[Stored data]

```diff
+FFL_LVL_HD LvlLayout ffl_lvl_layout(int w, int h) {
+    LvlLayout L = {};
+    L.w = w;
+    L.h = h;
+    L.nbx = (w + 15) / 16;
+    L.nby = (h + 15) / 16;
+    L.sp = w | 1;
+    L.fp = w | 1;
+    L.m_floats = 5 * w * h;
+    L.s_doubles = 5 * 16 * L.nby * L.sp;
+    L.f_float2s = h * L.fp;
+    L.s_off = (4 * L.m_floats + 15) / 16 * 16;
+    L.bytes = L.s_off + 8 * L.s_doubles;
+    return L;
+}
+
+FFL_LVL_HD bool ffl_lvl_fits(int w, int h) {
+    if (w < 2 || h < 2 || w > FFL_LVL_MAX_SIDE || h > FFL_LVL_MAX_SIDE) return false;
+    const LvlLayout L = ffl_lvl_layout(w, h);
+    return h * L.nbx <= 64 && L.f_float2s <= L.s_doubles && L.bytes <= FFL_LVL_LDS_BYTES;
+}
+
+FFL_LVL_HD int ffl_lvl_passes(int n_items) { return (n_items + FFL_LVL_THREADS - 1) / FFL_LVL_THREADS; }
+FFL_LVL_HD int ffl_lvl_pixel(const LvlLayout &L, int pass, int tid) {
+    return ffl_lvl_clamp(pass * FFL_LVL_THREADS + tid, 0, L.w * L.h - 1);
+}
+FFL_LVL_HD int ffl_lvl_f_index(const LvlLayout &L, int x, int y) { return y * L.fp + x; }
+FFL_LVL_HD int ffl_lvl_m_index(const LvlLayout &L, int c, int x, int y) { return (c * L.h + y) * L.w + x; }
+
+struct LvlVItem {
+    int c, kb, x;
+};
+FFL_LVL_HD int ffl_lvl_v_items(const LvlLayout &L) { return 5 * L.nby * L.w; }
+FFL_LVL_HD LvlVItem ffl_lvl_v_item(const LvlLayout &L, int i) {
+    LvlVItem V = {};
+    V.c = i / (L.nby * L.w);
+    const int rem = i - V.c * (L.nby * L.w);
+    V.kb = rem / L.w;
+    V.x = rem - V.kb * L.w;
+    return V;
+}
+FFL_LVL_HD int ffl_lvl_v_read(const LvlLayout &L, const LvlVItem &V, int j) {
+    return ffl_lvl_m_index(L, V.c, V.x, ffl_lvl_clamp(16 * V.kb - 7 + j, 0, L.h - 1));
+}
+FFL_LVL_HD int ffl_lvl_s_index(const LvlLayout &L, int c, int x, int row) { return (c * 16 * L.nby + row) * L.sp + x; }
+FFL_LVL_HD int ffl_lvl_v_write(const LvlLayout &L, const LvlVItem &V, int t) { return ffl_lvl_s_index(L, V.c, V.x, 16 * V.kb + t); }
+
+struct LvlHItem {
+    bool on;
+    int r, kk;
+};
+FFL_LVL_HD LvlHItem ffl_lvl_h_item(const LvlLayout &L, int lane) {
+    LvlHItem H = {};
+    H.on = lane < L.h * L.nbx;
+    H.kk = H.on ? lane / L.h : 0;
+    H.r = H.on ? lane - H.kk * L.h : 0;
+    return H;
+}
+FFL_LVL_HD int ffl_lvl_h_read(const LvlLayout &L, const LvlHItem &H, int c, int q, int j) {
+    return ffl_lvl_s_index(L, c, ffl_lvl_clamp(16 * H.kk + 4 * q - 7 + j, 0, L.w - 1), H.r);
+}
+FFL_LVL_HD int ffl_lvl_h_write(const LvlLayout &L, const LvlHItem &H, int q, int p) {
+    const int x = 16 * H.kk + 4 * q + p;
+    return H.on && x < L.w ? ffl_lvl_f_index(L, x, H.r) : -1;
+}
diff --git a/funscript_flow_amd/csrc/kernels_farneback.hip b/funscript_flow_amd/csrc/kernels_farneback.hip
--- a/funscript_flow_amd/csrc/kernels_farneback.hip
+++ b/funscript_flow_amd/csrc/kernels_farneback.hip
@@ -1270,3 +1270,135 @@
     ffl_launch_k5(pw > 0 ? k_blur_solve<true, 1> : k_blur_solve<true, 2>, (const float *)nullptr, Mout, M_stride, R, R_stride,
                   plane, pt, level, nB, lw, lh, pw, ph, 0, opt, st);
 }
+
+static_assert(ffl_lvl_fits(32, 32) && ffl_lvl_layout(32, 32).bytes == 62720,
+              "a 32 x 32 level: 20480 B of M + 42240 B of column sums (the displacement aliases them)");
+static_assert(!ffl_lvl_fits(64, 32), "a 64 x 32 level would need 124160 B: one workgroup per CU, not taken");
+
+__global__ __launch_bounds__(FFL_LVL_THREADS) void k_level_lds(const float *__restrict__ R, size_t R_stride, size_t plane,
+                                                               const PairTab *__restrict__ pt, int level, int w, int h) {
+    extern __shared__ double2 ffl_lvl_smem[];
+    const LvlLayout L = ffl_lvl_layout(w, h);
+    float *sM = reinterpret_cast<float *>(ffl_lvl_smem);
+    double *sS = reinterpret_cast<double *>(reinterpret_cast<char *>(ffl_lvl_smem) + L.s_off);
+    float2 *sF = reinterpret_cast<float2 *>(sS);
+    const int tid = threadIdx.x, b = blockIdx.x;
+    const float *R0 = R + (size_t)pt->u0[b] * R_stride, *R1 = R + (size_t)pt->u1[b] * R_stride;
+    float2 *flow = reinterpret_cast<float2 *>(pt->flow[level][b]);
+    const int npix = w * h, ppass = ffl_lvl_passes(npix), vpass = ffl_lvl_passes(ffl_lvl_v_items(L));
+    const double scale = 1.0 / (FFL_WIN * FFL_WIN);
+    const int q = __builtin_amdgcn_readfirstlane(tid >> 6);
+    const LvlHItem H = ffl_lvl_h_item(L, tid & 63);
+
+    for (int p = 0; p < ppass; p++) {
+        const int i = ffl_lvl_pixel(L, p, tid), y = i / w;
+        sF[ffl_lvl_f_index(L, i - y * w, y)] = make_float2(0.f, 0.f);
+    }
+    __syncthreads();
+
+#pragma unroll 1
+    for (int it = 0; it < 3; it++) {
+        {
+            struct UmPix {
+                int x, y;
+                float2 f;
+                float a00, a01, a10, a11;
+                bool inside;
+                float r0[5];
+                ffl_f2u t[5], u[5];
+            };
+            auto issue = [&](int pass) {
+                UmPix S;
+                const int i = ffl_lvl_pixel(L, pass, tid);
+                S.y = i / w;
+                S.x = i - S.y * w;
+                S.f = sF[ffl_lvl_f_index(L, S.x, S.y)];
+#pragma unroll
+                for (int c = 0; c < 5; c++) S.r0[c] = *ffl_at<float>(R0 + c * plane, (unsigned)i);
+                const UmLoc U = ffl_um_locate(w, h, S.x, S.y, S.f.x, S.f.y);
+                S.a00 = U.a00; S.a01 = U.a01; S.a10 = U.a10; S.a11 = U.a11; S.inside = U.inside;
+                const unsigned o1 = U.inside ? (unsigned)U.y1 * (unsigned)w + (unsigned)U.x1 : 0u;
+#pragma unroll
+                for (int c = 0; c < 5; c++) {
+                    S.t[c] = ffl_ld_corner(R1 + c * plane, o1);
+                    S.u[c] = ffl_ld_corner(R1 + c * plane, o1 + (unsigned)w);
+                }
+                return S;
+            };
+            UmPix cur = issue(0);
+#pragma unroll 1
+            for (int p = 0; p < ppass; p++) {
+                const UmPix nxt = issue(min(p + 1, ppass - 1));
+                float bb[5];
+#pragma unroll
+                for (int c = 0; c < 5; c++) bb[c] = cur.a00 * cur.t[c].x + cur.a01 * cur.t[c].y + cur.a10 * cur.u[c].x + cur.a11 * cur.u[c].y;
+                float m[5];
+                ffl_um_finish(cur.r0, bb, cur.inside, w, h, cur.x, cur.y, cur.f.x, cur.f.y, m);
+                if (p * FFL_LVL_THREADS + tid < npix) {
+#pragma unroll
+                    for (int c = 0; c < 5; c++) sM[ffl_lvl_m_index(L, c, cur.x, cur.y)] = m[c];
+                }
+                cur = nxt;
+            }
+        }
+        __syncthreads();
+#pragma unroll 1
+        for (int p = 0; p < vpass; p++) {
+            const int i = p * FFL_LVL_THREADS + tid;
+            if (i < ffl_lvl_v_items(L)) {
+                const LvlVItem V = ffl_lvl_v_item(L, i);
+                float v[30];
+#pragma unroll
+                for (int j = 0; j < 30; j++) v[j] = sM[ffl_lvl_v_read(L, V, j)];
+                double o[16];
+                ffl_box_block16(v, o);
+#pragma unroll
+                for (int t = 0; t < 16; t++) sS[ffl_lvl_v_write(L, V, t)] = o[t];
+            }
+        }
+        __syncthreads();
+        double acc[5][4];
+#pragma unroll
+        for (int c = 0; c < 5; c++) {
+            double d[18];
+#define FFL_LVL_H(Q)                                                                      \
+    {                                                                                     \
+        _Pragma("unroll") for (int j = 0; j < 18; j++) d[j] = sS[ffl_lvl_h_read(L, H, c, Q, j)]; \
+        ffl_box_quarter<Q>(d, acc[c]);                                                    \
+    }
+            switch (q) {
+                case 0: FFL_LVL_H(0) break;
+                case 1: FFL_LVL_H(1) break;
+                case 2: FFL_LVL_H(2) break;
+                default: FFL_LVL_H(3) break;
+            }
+#undef FFL_LVL_H
+        }
+        __syncthreads();
+#pragma unroll
+        for (int p = 0; p < 4; p++) {
+            double g11 = acc[0][p] * scale, g12 = acc[1][p] * scale, g22 = acc[2][p] * scale,
+                   h1 = acc[3][p] * scale, h2 = acc[4][p] * scale;
+            double idet = 1.0 / (g11 * g22 - g12 * g12 + 1e-3);
+            float2 f;
+            f.x = (float)((g11 * h2 - g12 * h1) * idet);
+            f.y = (float)((g22 * h1 - g12 * h2) * idet);
+            const int o = ffl_lvl_h_write(L, H, q, p);
+            if (o >= 0) sF[o] = f;
+        }
+        __syncthreads();
+    }
+    for (int p = 0; p < ppass; p++) {
+        const int i = p * FFL_LVL_THREADS + tid, ic = ffl_lvl_pixel(L, p, tid), y = ic / w;
+        const float2 f = sF[ffl_lvl_f_index(L, ic - y * w, y)];
+        if (i < npix) flow[i] = f;
+    }
+}
+
+bool ffl_level_one_launch_ok(int lw, int lh, int pw) { return pw == 0 && ffl_lvl_fits(lw, lh); }
+
+void ffl_launch_level_lds(const float *R, size_t R_stride, size_t plane, const PairTab *pt, int level, int nB, int lw, int lh,
+                          hipStream_t st) {
+    hipLaunchKernelGGL(k_level_lds, dim3(nB), dim3(FFL_LVL_THREADS), (size_t)ffl_lvl_layout(lw, lh).bytes, st, R, R_stride, plane,
+                       pt, level, lw, lh);
+}
```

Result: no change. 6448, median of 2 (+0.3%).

» **What you have to do**: Where does "issue" appear in the records above? Copy every line that has it.

» **Response below**:
+            auto issue = [&](int pass) {
+            UmPix cur = issue(0);
+                const UmPix nxt = issue(min(p + 1, ppass - 1));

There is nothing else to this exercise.